* [AIM OF THE EXERCISE]: Read the data below line by line and copy each one with "gens" in it.

(Saved data entries)

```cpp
constexpr int GNS_MAX_DEVICES = 64;
struct GnsDevice {
  int ncu;
  int gw_ready;
  int split_ready;
  int fwd_ready;
};
const GnsDevice& device() {
  static GnsDevice devs[GNS_MAX_DEVICES];
  static std::atomic<int> done[GNS_MAX_DEVICES];
  static std::mutex mu;
  static const GnsDevice none{0, 0, 0, 0};
  int dev = 0;
  if (hipGetDevice(&dev) != hipSuccess) { (void)hipGetLastError(); return none; }
  if (dev < 0 || dev >= GNS_MAX_DEVICES) return none;
  if (!done[dev].load(std::memory_order_acquire)) {
    std::lock_guard<std::mutex> lock(mu);
    if (!done[dev].load(std::memory_order_relaxed)) {
      GnsDevice d{0, 0, 0, 0};
      int n = 0;
      if (hipDeviceGetAttribute(&n, hipDeviceAttributeMultiprocessorCount, dev) == hipSuccess) d.ncu = n;
// ... 276 lines not shown
                   const void* packed_inputs, int64_t Bt, const float* grad_total, const float* grad_last, const float* grad_v,
                   const float* grad_theta, float* grad_params, hipStream_t st, const IgradOut* ig = nullptr) {
  const int N = cfg->n_bus, E = cfg->n_line, K = cfg->K, d = cfg->latent_dim, h = cfg->hidden_dim;
  int rc;
  GnsBwdsArgs A;
  std::memset(&A, 0, sizeof(A));
  A.topo = topo_dev; A.group_topo = group_topo; A.slot_grid = slot_grid;
  A.pt = (const float*)(fw + L.off_pt); A.pn = (const float*)(fw + L.off_pn);
  A.in = packed_inputs ? (const float*)packed_inputs : (const float*)(fw + L.off_in);
  A.state = (const float*)(fw + L.off_state); A.lam = (const float*)(fw + L.off_lam); A.msg = (const float*)(fw + L.off_msg);
  A.g_total = grad_total; A.g_last = grad_last; A.g_v = grad_v; A.g_theta = grad_theta;
  A.adj = (float*)(bw + S.off_adj); A.slots = (float*)(bw + S.off_slots); A.slab = (float*)(bw + S.off_slab);
  fill_backward_families(A, fam);
  A.Bt = Bt; A.G = S.groups; A.slab_floats = S.slab_floats; A.N = N; A.E = E; A.K = K;
  A.C = S.C; A.part_idx = gns_part_index(S.C); A.R = S.R;
  A.RB = (int)(1 + S.mq); A.RBA = (int)S.adj_rows;
  A.mode = cfg->multiple_phi ? tuning().bwds_mode : 2;
  const size_t lds = gns_bwds_phys_lds(N, &A.use_plane);
  if (ig) {
    A.igrad = ig->buf;
    if (hipMemsetAsync(A.igrad, 0, ig->bytes, st) != hipSuccess) return GNS_ELAUNCH;
  }
  A.save_a1 = saves_first_layer(cfg, ig ? GNS_SAVE_IGRAD : 1, group_topo != nullptr) ? 1 : 0;
  record_backward(4, 1, A.mode, A.C, A.R, -1, A.save_a1);
  prof_mark(1, true, st);
  for (int k = K - 1; k >= 0; --k) {
    A.k = k;
    A.gwk = loss_weight(cfg, k);
    rc = gns_launch_bwds_phys(A, lds, st);
    if (rc != GNS_OK) return rc;
    if (ig) {
      rc = gns_launch_bwds_igrad_phys(A, st);
      if (rc != GNS_OK) return rc;
    }
    rc = gns_launch_bwds_sweep(d, h, cfg->multiple_phi, A, st);
    if (rc != GNS_OK) return rc;
  }
  if (ig && (ig->buses || ig->lines || ig->gens)) {
    rc = gns_launch_bwds_igrad_unpack(A, ig->in_buses, ig->in_lines, ig->in_gens, cfg->n_gen, ig->buses, ig->lines, ig->gens, st);
    if (rc != GNS_OK) return rc;
  }
  prof_mark(1, false, st);
  if (!grad_params) return GNS_OK;
  return gns_launch_reduce(A.slab, (float*)(bw + S.off_part), (float*)(bw + S.off_tmp), params, grad_params, S.nslab, S.slab_floats,
                           fam, K, d, h, st);
}
}
// ... 434 lines not shown
```

opf-graph-neural-solver_amd/csrc/gns_backward_split.hip:

```cpp
#include "gns_device.h"
#include "gns_kernels.h"
#include "gns_dw.h"
#include "gns_phys_device.h"

typedef int gns_i8v __attribute__((ext_vector_type(8)));
#ifndef GNS_BWDS_ONE_LAYOUT
#define GNS_BWDS_ONE_LAYOUT 0
#endif
#ifndef GNS_BWDS_WPE
#define GNS_BWDS_WPE 2
#endif
#ifndef GNS_BWDS_KEEP_SLOPES
#define GNS_BWDS_KEEP_SLOPES 1
#endif
#if GNS_BWDS_KEEP_SLOPES
#define GNS_SLOPES(sl) sl
#define GNS_SLOPE_OF(sl, layer, act, u) sl[layer][u]
#else
#define GNS_SLOPES(sl) nullptr
#define GNS_SLOPE_OF(sl, layer, act, u) dlrelu2(act[u])
#endif
#ifndef GNS_BWDS_FRESH_INPUTS
#define GNS_BWDS_FRESH_INPUTS 1
#endif
#ifndef GNS_BWDS_LINE_AHEAD
#define GNS_BWDS_LINE_AHEAD 1
#endif
#ifndef GNS_BWDS_BUS_AHEAD
#define GNS_BWDS_BUS_AHEAD 1
#endif
#ifndef GNS_BWDS_AH_M
#define GNS_BWDS_AH_M 5
#endif
#ifndef GNS_BWDS_AH_M0
#define GNS_BWDS_AH_M0 5
#endif
#ifndef GNS_BWDS_AH_T0
#define GNS_BWDS_AH_T0 4
#endif
#ifndef GNS_BWDS_LASTK_FOLD
#define GNS_BWDS_LASTK_FOLD 0
#endif
#define GNS_BWDS_PHYS_THREADS (GNS_BWDS_PHYS_WAVES * 64)

__global__ void __launch_bounds__(GNS_BWDS_PHYS_THREADS) gns_bwds_phys_kernel(GnsBwdsArgs A) {
  extern __shared__ __attribute__((aligned(16))) float lds[];
  constexpr int W = GNS_BWDS_PHYS_WAVES;
  const int lane = threadIdx.x & 63;
  const int wave = __builtin_amdgcn_readfirstlane(threadIdx.x >> 6);
  const int N = A.N, E = A.E, K = A.K, k = A.k;
  cip topo = (cip)A.topo;
  const long long g = blockIdx.x;
  long long b = g * GNS_LANES + lane;
  bool live = b < A.Bt;
  if (A.group_topo) {
    const int s = A.slot_grid[g * GNS_LANES + lane];
    b = s;
    live = s >= 0 && s < A.Bt;
    if (!gns_group_topo(A.topo, A.group_topo, g, N, E, topo)) return;
  }
  constexpr int pidx = 4;
// ... 206 lines not shown
  static constexpr bool FOLD4 = WIDE && l < 2 && XT + H + 1 <= 16;
  static constexpr bool FOLDM = GwSubWide::NA >= 16 && WIDE && l == 2 && XT + H + 1 <= 16 && H + (OUT - 16) <= 16;

  static constexpr int NT4 = FOLD4 ? 1 : (FOLDM ? 1 : NA4);
  f32x4 T1[NB1], T2, T4[NT4];
  cfp nb, ptl;

  __device__ __forceinline__ void init(const GnsBwdsArgs& A) {
    const long long koff = A.k;
    nb = (cfp)A.pn + A.n_off[C::NPHI + l] + koff * A.n_sz[C::NPHI + l];
    ptl = (cfp)A.pt + A.t_off[C::NPHI + l] + koff * A.t_sz[C::NPHI + l];
    scalar_cache_warm(ptl, A.t_sz[C::NPHI + l]);
#if !GNS_BWDS_ONE_LAYOUT
    scalar_cache_warm(nb, A.n_sz[C::NPHI + l]);
#endif
    const f32x4 z4 = {0.f, 0.f, 0.f, 0.f};
#pragma unroll
    for (int t = 0; t < NB1; ++t) T1[t] = z4;
#pragma unroll
    for (int t = 0; t < NT4; ++t) T4[t] = z4;
    T2 = z4;
  }

  template <bool ACC_GS, bool STEP0, bool IG = false, bool SV = false>
  __device__ __forceinline__ void bus(const GnsBwdsArgs& A, float* rec, int lane, long long g, int n, float g3s, f2 (&xs)[XL],
                                      f2 (&macc)[D / 2], f4& xsum, f2 (&gS)[H / 2], float* park = nullptr) {
    static_assert(!SV || (MULTI && !GNS_BWDS_ONE_LAYOUT && WIDE && 2 * SOFF >= 16 && (FOLD4 || FOLDM)), "saved activations: the (20, 10) windows");
    f2 (&S)[H / 2] = reinterpret_cast<f2 (&)[H / 2]>(xs[SOFF]);
    f2 a1[H / 2], a2[H / 2], g2[H / 2], g1[H / 2];
    if constexpr (SV) load_pairs<H>(A.msg, ((((long long)A.k * A.G + g) * A.N + n) * C::NPHI + fphi) * C::HQ, lane, a1);
    else load_pairs<H>(A.msg, ((((long long)A.k * A.G + g) * A.N + n) * C::NPHI + fphi) * C::HQ, lane, S);
    WFirst wf;
    f2 sl[2][H / 2];
    using TL [[maybe_unused]] = TLay<LIN, H, OUTP>;
#if GNS_BWDS_ONE_LAYOUT
    (void)wf;
    mlp2_fwd<LIN, H>(ptl, xs, a1, a2, NoBG{}, NoLink{}, GNS_SLOPES(sl));
#else
    using LKm = std::conditional_t<STEP0, NoLink, L2>; using LKs = std::conditional_t<STEP0, std::conditional_t<FOLD4, L0, NoLink>, std::conditional_t<FOLD4, L1, L2>>;
    if constexpr (SV) {
      mlp2_fwd_l2<LIN, H>(ptl, a1, a2, std::conditional_t<STEP0, NoLink, L0>{nullptr, nb, &wf}, GNS_SLOPES(sl));
    } else if constexpr (STEP0) {
      f2 u4[H / 2];
      const f2 (&st)[2] = reinterpret_cast<const f2 (&)[2]>(xs[0]);
      const f2 (&tl)[(LIN - 4 - D + 1) / 2] = reinterpret_cast<const f2 (&)[(LIN - 4 - D + 1) / 2]>(xs[SOFF]);
      phi_head<4, H>(ptl, st, u4);
      phi_tail<LIN, H, 4 + D>(ptl, u4, tl, a1, a2, NoBG{}, NoLink{}, GNS_SLOPES(sl));
    } else {
      mlp2_fwd<LIN, H>(ptl, xs, a1, a2, NoBG{}, L0{nullptr, nb, &wf}, GNS_SLOPES(sl));
    }
#endif
#if GNS_BWDS_ONE_LAYOUT
    if constexpr (l == 2) {
// ... 107 lines not shown

  __device__ __forceinline__ void flush(const GnsBwdsArgs& A, int lane, float* slab) {
    const long long koff = A.k;
    constexpr int ob1 = LIN * H, oW2 = ob1 + H, ob2 = oW2 + H * H, oW4 = ob2 + H, ob4 = oW4 + OUT * H;
    float* lb_ = slab + A.g_off[C::NPHI + l] + koff * A.g_sz[C::NPHI + l];
    static_for<0, NB1>([&](auto t_) { constexpr int t = decltype(t_)::value;
      gws_flush(lane, T1[t], lb_, [&](int c, int il) {
        const bool lastw = WIDE && t == NB1 - 1;
        const int i = 16 * t + il;
        if (c < H) return (lastw && il >= XT) ? -1 : (i < LIN ? c * LIN + i : (i == LIN ? ob1 + c : -1));
        if (FOLD4 && lastw && c == H && il >= XT && il <= XT + H) return il - XT < H ? oW4 + (il - XT) : ob4;
        if (FOLDM && lastw && c >= H && c < H + (OUT - 16) && il >= XT && il <= XT + H) { const int j = 16 + c - H; return il - XT < H ? oW4 + j * H + (il - XT) : ob4 + j; }
        return -1; }, true); });
    gws_flush(lane, T2, lb_, [&](int c, int il) { return c < H ? (il < H ? oW2 + c * H + il : (il == H ? ob2 + c : -1)) : -1; }, true);
    if constexpr (FOLDM)
      gws_flush(lane, T4[0], lb_, [&](int c, int il) { return il < H ? oW4 + c * H + il : (il == H ? ob4 + c : -1); }, true);
    else if constexpr (!FOLD4)
    static_for<0, NA4>([&](auto t_) { constexpr int t = decltype(t_)::value;
      gws_flush(lane, T4[t], lb_, [&](int c, int il) { const int j = 12 * t + c; return (c < 12 && j < OUT) ? (il < H ? oW4 + j * H + il : (il == H ? ob4 + j : -1)) : -1; }, true); });
  }
};

struct BwdsLineRows { f4 a, b; };
__device__ __forceinline__ BwdsLineRows bwds_line_rows(const float* IN, long long row_ein, int p, int lane) {
  return BwdsLineRows{*row_ptr(IN, row_ein + 3LL * p, lane), *row_ptr(IN, row_ein + 3LL * p + 1, lane)};
}

template <int D, int H, bool MULTI, int PF>
struct BwdsPhi : BwdsShape<D, H, MULTI> {
  using B = BwdsShape<D, H, MULTI>;
  using C = typename B::C;
  using SW = typename B::SW;
  using L0 = typename B::L0; using L2 = typename B::L2;
  static constexpr int XL = B::XL, PIN = B::PIN, NDM = B::NDM, NDMF = B::NDMF;
  static constexpr bool WIDE = B::WIDE;

  f32x4 TP1, TP2, TPm[NDMF];
  cfp pnb, ptb;

  __device__ __forceinline__ void init(const GnsBwdsArgs& A) {
    const long long koff = A.k;
    pnb = (cfp)A.pn + A.n_off[PF] + koff * A.n_sz[PF];
    ptb = (cfp)A.pt + A.t_off[PF] + koff * A.t_sz[PF];
    scalar_cache_warm(ptb, A.t_sz[PF]);
#if !GNS_BWDS_ONE_LAYOUT
    scalar_cache_warm(pnb, A.n_sz[PF]);
#endif
    const f32x4 z4 = {0.f, 0.f, 0.f, 0.f};
#pragma unroll
    for (int t = 0; t < NDMF; ++t) TPm[t] = z4;
    TP1 = z4; TP2 = z4;
  }

  template <bool STEP0, bool IG = false, bool LA = false, bool SV = false>
  __device__ __forceinline__ void bus(const GnsBwdsArgs& A, float* rec, int lane, const f2 (&xs)[XL], const f2 (&gS)[H / 2],
                                      f2 (&macc)[D / 2], int p0, int p1, long long row_ein, const BwdsLineRows& first) {
    if (p0 >= p1) return;
    const float* IN = A.in;
    const f2 (&m)[D / 2] = reinterpret_cast<const f2 (&)[D / 2]>(xs[2]);
    WFirst wf;
    (void)wf;
    f2 uh[H / 2], G1[H / 2];
    if constexpr (WIDE)
      static_for<0, (D - 16) / 2>([&](auto j_) { constexpr int j = decltype(j_)::value; gws_putB<SW>(rec, lane, 8 + (PIN - D + 2) / 2 + j, m[8 + j]); });
    if constexpr (STEP0) {
#pragma unroll
      for (int j = 0; j < H / 2; ++j) uh[j] = f2{0.f, 0.f};
    } else {
      phi_head<D, H>(ptb, m, uh);
    }
#pragma unroll
    for (int j = 0; j < H / 2; ++j) G1[j] = f2{0.f, 0.f};
    f4 ca, cb;
    if constexpr (LA) { ca = first.a; cb = first.b; }
    for (int p = p0; p < p1; ++p) {
      f4 na, nb, ea, eb;
      if constexpr (LA) {
        na = *row_ptr(IN, row_ein + 3LL * min(p + 1, p1 - 1), lane); nb = *row_ptr(IN, row_ein + 3LL * min(p + 1, p1 - 1) + 1, lane);
        ea = ca; eb = cb;
      } else {
        ea = *row_ptr(IN, row_ein + 3LL * p, lane); eb = *row_ptr(IN, row_ein + 3LL * p + 1, lane);
      }
      const f2 xt[3] = {f2{ea.x, ea.y}, f2{ea.z, ea.w}, f2{eb.x, 0.f}};
      f2 a1[H / 2], a2[H / 2], g2[H / 2], g1[H / 2];
      f2 sl[2][H / 2];
#if GNS_BWDS_ONE_LAYOUT
      phi_tail<PIN, H, D>(ptb, uh, xt, a1, a2, NoBG{}, NoLink{}, GNS_SLOPES(sl));
#pragma unroll
      for (int u = 0; u < H / 2; ++u) g2[u] = gS[u] * GNS_SLOPE_OF(sl, 1, a2, u);
      bwd_rows_fwd_layout<H, H>(ptb + TLay2<PIN, H>::oW2, g2, g1);
#else
      phi_tail<PIN, H, D>(ptb, uh, xt, a1, a2, NoBG{}, L0{nullptr, pnb, &wf}, GNS_SLOPES(sl));
      if constexpr (SV) {
        f2* const S = const_cast<f2*>(&xs[B::SOFF]);
#pragma unroll
        for (int u = 0; u < H / 2; ++u) S[u] += a2[u];
      }
#pragma unroll
      for (int u = 0; u < H / 2; ++u) g2[u] = gS[u] * GNS_SLOPE_OF(sl, 1, a2, u);
      bwd_rows<H, H>(pnb, g2, g1, NoBG{}, L2{&wf, nullptr, nullptr});
#endif
// ... 53 lines not shown
    gws_flush(lane, TP2, pb_, [&](int c, int il) { return c < H ? (il < H ? pW2 + c * H + il : (il == H ? pb2 + c : -1)) : -1; }, true);
    static_for<0, NDMF>([&](auto t_) { constexpr int t = decltype(t_)::value;
      gws_flush(lane, TPm[t], pb_, [&](int c, int il) { const int i = 16 * t + il; return (c < H && i < D) ? c * PIN + i : -1; }, true); });
  }
};

template <int D, int H, bool MULTI, int FAMS, bool GROUPED, bool IG>
struct BwdsMeasured { static constexpr bool value = MULTI && D == 20 && H == 10 && (FAMS == 3 || FAMS == 4) && !GROUPED && !IG; };
template <int D>
struct BwdsTop { f4 a0, s0; f2 m[D / 2], q0[D / 2], q2[D / 2]; };
template <int D, int H, bool MULTI, int FAMS, bool STEP0, bool GROUPED, bool IG>
struct BwdsAhead {
#if GNS_BWDS_BUS_AHEAD
  static constexpr int value = !BwdsMeasured<D, H, MULTI, FAMS, GROUPED, IG>::value ? 0 : (FAMS == 4 ? (STEP0 ? GNS_BWDS_AH_M0 : GNS_BWDS_AH_M) : (STEP0 ? GNS_BWDS_AH_T0 : 0));
#else
  static constexpr int value = 0;
#endif
};
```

* [OUTPUT OF THE EXERCISE]:
  if (ig && (ig->buses || ig->lines || ig->gens)) {
    rc = gns_launch_bwds_igrad_unpack(A, ig->in_buses, ig->in_lines, ig->in_gens, cfg->n_gen, ig->buses, ig->lines, ig->gens, st);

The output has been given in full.